Return every line from the one with "bool apply_rolled(int n)" through the one with "constexpr int apply_row_chunk(int", inclusive, exactly as it appears below.

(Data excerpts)
....

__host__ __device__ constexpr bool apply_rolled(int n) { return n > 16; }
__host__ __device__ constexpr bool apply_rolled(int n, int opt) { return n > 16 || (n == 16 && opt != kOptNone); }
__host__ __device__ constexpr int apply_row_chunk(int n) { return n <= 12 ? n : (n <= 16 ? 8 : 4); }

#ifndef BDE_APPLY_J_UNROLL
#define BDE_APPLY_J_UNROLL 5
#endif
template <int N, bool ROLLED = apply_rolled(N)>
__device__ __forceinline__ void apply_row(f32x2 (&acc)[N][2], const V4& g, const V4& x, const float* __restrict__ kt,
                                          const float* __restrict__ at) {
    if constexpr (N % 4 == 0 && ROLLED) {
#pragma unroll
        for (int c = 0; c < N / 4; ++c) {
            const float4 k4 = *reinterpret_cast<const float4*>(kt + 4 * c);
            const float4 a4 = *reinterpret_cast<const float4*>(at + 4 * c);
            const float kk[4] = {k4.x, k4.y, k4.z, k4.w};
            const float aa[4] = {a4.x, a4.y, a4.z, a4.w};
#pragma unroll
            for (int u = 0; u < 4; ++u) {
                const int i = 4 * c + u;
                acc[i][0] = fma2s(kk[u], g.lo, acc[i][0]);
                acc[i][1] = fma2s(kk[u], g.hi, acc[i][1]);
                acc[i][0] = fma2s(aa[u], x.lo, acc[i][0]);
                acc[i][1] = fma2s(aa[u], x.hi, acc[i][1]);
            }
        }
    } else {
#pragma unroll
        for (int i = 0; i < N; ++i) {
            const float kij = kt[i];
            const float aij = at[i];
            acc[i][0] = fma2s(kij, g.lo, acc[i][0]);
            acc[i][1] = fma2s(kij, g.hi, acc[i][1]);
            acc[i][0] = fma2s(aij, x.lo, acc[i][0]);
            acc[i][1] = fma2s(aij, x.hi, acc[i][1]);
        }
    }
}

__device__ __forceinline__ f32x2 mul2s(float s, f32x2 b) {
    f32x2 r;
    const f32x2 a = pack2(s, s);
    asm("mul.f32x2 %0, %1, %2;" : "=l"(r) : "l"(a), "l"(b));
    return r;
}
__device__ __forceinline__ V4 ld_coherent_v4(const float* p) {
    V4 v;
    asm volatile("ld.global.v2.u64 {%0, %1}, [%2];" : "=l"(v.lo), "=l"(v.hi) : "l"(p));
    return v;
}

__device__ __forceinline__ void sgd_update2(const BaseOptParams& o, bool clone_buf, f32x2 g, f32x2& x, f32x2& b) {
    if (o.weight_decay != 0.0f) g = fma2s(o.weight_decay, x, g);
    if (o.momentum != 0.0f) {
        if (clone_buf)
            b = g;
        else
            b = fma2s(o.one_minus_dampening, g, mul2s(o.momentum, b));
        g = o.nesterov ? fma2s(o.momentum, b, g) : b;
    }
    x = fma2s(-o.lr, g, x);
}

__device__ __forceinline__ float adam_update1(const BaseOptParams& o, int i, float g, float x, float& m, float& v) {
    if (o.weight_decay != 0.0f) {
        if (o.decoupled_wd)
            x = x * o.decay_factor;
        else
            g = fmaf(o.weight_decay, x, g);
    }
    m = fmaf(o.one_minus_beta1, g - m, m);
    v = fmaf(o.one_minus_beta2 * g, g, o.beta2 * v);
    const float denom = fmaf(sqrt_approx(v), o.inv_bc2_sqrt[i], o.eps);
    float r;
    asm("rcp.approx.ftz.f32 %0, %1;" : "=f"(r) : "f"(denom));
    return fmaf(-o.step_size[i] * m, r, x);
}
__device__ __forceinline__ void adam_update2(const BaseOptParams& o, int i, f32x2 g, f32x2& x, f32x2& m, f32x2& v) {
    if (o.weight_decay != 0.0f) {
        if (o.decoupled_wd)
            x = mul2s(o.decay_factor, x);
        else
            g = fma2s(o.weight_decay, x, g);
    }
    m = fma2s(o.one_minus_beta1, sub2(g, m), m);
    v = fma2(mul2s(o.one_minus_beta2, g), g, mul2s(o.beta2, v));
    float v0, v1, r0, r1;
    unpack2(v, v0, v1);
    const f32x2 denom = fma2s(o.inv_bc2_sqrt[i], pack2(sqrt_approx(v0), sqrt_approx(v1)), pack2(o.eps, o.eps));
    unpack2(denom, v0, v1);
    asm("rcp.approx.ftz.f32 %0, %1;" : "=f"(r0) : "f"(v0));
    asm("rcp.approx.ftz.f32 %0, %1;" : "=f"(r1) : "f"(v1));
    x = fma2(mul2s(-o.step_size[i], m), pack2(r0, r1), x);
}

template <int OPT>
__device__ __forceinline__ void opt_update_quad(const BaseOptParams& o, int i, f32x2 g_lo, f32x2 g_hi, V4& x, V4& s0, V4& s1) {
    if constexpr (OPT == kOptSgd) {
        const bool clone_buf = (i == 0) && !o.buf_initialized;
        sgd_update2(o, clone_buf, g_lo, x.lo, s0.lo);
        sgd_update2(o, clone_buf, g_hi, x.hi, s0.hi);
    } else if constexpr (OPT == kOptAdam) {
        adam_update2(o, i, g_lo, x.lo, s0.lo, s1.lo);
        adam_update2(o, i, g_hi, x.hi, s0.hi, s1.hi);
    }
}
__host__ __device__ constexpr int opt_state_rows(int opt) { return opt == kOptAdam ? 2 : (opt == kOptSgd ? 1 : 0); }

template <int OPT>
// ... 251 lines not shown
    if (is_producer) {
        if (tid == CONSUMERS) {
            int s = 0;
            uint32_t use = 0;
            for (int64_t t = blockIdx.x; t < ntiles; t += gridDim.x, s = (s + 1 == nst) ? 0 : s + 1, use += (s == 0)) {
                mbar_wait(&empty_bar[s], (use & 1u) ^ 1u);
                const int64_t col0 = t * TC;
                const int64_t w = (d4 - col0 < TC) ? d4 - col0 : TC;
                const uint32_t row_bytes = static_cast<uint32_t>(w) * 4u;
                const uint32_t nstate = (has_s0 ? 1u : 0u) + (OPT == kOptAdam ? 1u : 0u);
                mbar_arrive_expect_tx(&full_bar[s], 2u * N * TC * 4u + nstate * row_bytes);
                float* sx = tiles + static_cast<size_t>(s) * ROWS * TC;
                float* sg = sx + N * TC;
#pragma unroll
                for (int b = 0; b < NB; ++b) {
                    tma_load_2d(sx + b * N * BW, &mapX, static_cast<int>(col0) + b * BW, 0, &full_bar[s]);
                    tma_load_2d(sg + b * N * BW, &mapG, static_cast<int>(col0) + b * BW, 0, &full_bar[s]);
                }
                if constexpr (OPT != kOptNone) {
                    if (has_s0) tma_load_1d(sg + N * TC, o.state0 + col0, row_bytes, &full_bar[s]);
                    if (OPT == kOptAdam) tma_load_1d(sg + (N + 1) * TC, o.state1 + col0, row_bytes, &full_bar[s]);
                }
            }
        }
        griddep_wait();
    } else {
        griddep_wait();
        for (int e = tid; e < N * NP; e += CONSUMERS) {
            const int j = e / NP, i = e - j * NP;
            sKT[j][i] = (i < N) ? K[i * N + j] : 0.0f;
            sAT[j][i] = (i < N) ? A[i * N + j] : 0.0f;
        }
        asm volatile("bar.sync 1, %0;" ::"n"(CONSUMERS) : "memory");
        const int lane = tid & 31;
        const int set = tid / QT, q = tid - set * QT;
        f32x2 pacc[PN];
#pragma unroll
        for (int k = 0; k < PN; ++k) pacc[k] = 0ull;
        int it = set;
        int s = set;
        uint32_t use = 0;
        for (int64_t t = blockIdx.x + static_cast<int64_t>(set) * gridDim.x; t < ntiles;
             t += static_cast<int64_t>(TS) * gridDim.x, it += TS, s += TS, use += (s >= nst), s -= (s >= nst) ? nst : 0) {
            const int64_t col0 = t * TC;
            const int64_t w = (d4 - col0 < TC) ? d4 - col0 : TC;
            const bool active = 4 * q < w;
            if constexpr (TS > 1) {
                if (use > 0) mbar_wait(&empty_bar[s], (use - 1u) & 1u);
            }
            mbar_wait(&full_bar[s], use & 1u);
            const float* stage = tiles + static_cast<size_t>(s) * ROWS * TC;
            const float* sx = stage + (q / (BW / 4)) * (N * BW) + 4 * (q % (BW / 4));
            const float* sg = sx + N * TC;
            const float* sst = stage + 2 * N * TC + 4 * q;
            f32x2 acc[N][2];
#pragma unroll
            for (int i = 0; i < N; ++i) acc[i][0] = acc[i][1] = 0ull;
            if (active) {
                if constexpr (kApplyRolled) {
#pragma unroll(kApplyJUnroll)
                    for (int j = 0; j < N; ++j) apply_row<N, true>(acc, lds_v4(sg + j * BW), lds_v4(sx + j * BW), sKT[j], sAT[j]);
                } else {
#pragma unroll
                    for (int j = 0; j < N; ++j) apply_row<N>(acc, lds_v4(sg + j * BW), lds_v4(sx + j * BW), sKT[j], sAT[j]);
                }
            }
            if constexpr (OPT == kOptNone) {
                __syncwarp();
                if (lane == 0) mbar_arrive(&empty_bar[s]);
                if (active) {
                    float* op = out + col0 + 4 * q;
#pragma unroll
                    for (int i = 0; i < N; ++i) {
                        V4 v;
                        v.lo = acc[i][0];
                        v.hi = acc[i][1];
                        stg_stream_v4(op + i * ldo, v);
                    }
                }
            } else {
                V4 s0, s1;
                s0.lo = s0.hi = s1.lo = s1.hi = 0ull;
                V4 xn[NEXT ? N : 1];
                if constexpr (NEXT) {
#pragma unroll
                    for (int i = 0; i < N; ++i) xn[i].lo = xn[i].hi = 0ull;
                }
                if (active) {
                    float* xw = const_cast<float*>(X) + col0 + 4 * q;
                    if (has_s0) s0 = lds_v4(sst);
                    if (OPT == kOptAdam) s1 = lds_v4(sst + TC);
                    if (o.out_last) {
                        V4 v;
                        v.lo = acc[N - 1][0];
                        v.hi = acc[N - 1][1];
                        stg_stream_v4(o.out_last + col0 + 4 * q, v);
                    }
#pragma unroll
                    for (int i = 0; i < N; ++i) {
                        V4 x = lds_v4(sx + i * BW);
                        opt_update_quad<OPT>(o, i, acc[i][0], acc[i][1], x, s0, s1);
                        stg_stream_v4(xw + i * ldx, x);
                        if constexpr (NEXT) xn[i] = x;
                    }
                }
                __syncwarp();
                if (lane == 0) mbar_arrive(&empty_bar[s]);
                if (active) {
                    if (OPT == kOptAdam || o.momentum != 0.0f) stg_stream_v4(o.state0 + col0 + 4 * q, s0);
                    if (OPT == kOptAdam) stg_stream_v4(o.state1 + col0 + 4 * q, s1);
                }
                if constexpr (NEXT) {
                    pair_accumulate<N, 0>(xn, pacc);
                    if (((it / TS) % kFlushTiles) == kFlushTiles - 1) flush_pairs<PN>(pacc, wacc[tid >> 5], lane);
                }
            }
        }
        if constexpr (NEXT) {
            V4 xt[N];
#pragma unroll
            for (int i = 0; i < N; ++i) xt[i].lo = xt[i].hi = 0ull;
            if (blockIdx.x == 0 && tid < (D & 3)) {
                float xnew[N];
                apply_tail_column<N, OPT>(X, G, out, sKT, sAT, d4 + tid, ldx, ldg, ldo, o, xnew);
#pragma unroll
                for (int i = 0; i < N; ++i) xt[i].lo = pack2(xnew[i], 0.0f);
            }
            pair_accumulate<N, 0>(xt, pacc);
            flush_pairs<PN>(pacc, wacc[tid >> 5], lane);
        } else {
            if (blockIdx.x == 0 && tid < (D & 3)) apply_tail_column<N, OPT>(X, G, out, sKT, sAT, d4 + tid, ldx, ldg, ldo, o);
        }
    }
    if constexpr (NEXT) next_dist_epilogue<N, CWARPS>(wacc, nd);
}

....

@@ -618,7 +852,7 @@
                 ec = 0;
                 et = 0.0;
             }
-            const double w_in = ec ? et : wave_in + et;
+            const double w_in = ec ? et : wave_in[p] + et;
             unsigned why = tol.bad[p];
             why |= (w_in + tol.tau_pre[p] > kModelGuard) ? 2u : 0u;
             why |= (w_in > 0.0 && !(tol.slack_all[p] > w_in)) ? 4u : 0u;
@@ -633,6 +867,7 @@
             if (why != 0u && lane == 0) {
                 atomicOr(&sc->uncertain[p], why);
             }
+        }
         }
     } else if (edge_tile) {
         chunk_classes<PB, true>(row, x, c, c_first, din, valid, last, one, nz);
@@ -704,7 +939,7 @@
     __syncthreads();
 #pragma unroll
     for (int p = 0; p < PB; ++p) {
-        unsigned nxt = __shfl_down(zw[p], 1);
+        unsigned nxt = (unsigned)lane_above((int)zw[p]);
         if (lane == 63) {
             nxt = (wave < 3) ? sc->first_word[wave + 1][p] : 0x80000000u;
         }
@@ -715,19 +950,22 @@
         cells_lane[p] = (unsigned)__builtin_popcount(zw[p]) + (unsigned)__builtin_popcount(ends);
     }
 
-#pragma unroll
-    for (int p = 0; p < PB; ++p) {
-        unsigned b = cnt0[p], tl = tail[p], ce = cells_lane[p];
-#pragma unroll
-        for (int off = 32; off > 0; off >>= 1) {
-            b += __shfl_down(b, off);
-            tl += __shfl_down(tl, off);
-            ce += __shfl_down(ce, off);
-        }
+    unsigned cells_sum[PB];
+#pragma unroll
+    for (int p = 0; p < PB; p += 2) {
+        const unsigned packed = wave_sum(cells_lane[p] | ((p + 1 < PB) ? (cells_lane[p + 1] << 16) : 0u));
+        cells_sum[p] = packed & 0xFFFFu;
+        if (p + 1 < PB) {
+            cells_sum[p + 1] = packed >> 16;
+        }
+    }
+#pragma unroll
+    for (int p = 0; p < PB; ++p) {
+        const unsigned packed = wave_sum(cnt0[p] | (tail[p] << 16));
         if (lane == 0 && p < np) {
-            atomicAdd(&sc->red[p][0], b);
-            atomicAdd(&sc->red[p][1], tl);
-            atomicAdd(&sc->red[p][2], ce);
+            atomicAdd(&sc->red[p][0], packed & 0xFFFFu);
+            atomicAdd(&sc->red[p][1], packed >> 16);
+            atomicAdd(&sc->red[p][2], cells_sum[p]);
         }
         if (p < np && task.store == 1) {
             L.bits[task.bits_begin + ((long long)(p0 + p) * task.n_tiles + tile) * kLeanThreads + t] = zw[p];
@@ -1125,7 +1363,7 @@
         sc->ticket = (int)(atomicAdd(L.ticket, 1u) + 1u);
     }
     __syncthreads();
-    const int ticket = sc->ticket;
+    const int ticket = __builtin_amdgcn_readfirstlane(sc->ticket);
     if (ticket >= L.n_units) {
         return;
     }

....

▶ Reply:
__host__ __device__ constexpr bool apply_rolled(int n) { return n > 16; }
__host__ __device__ constexpr bool apply_rolled(int n, int opt) { return n > 16 || (n == 16 && opt != kOptNone); }
__host__ __device__ constexpr int apply_row_chunk(int n) { return n <= 12 ? n : (n <= 16 ? 8 : 4); }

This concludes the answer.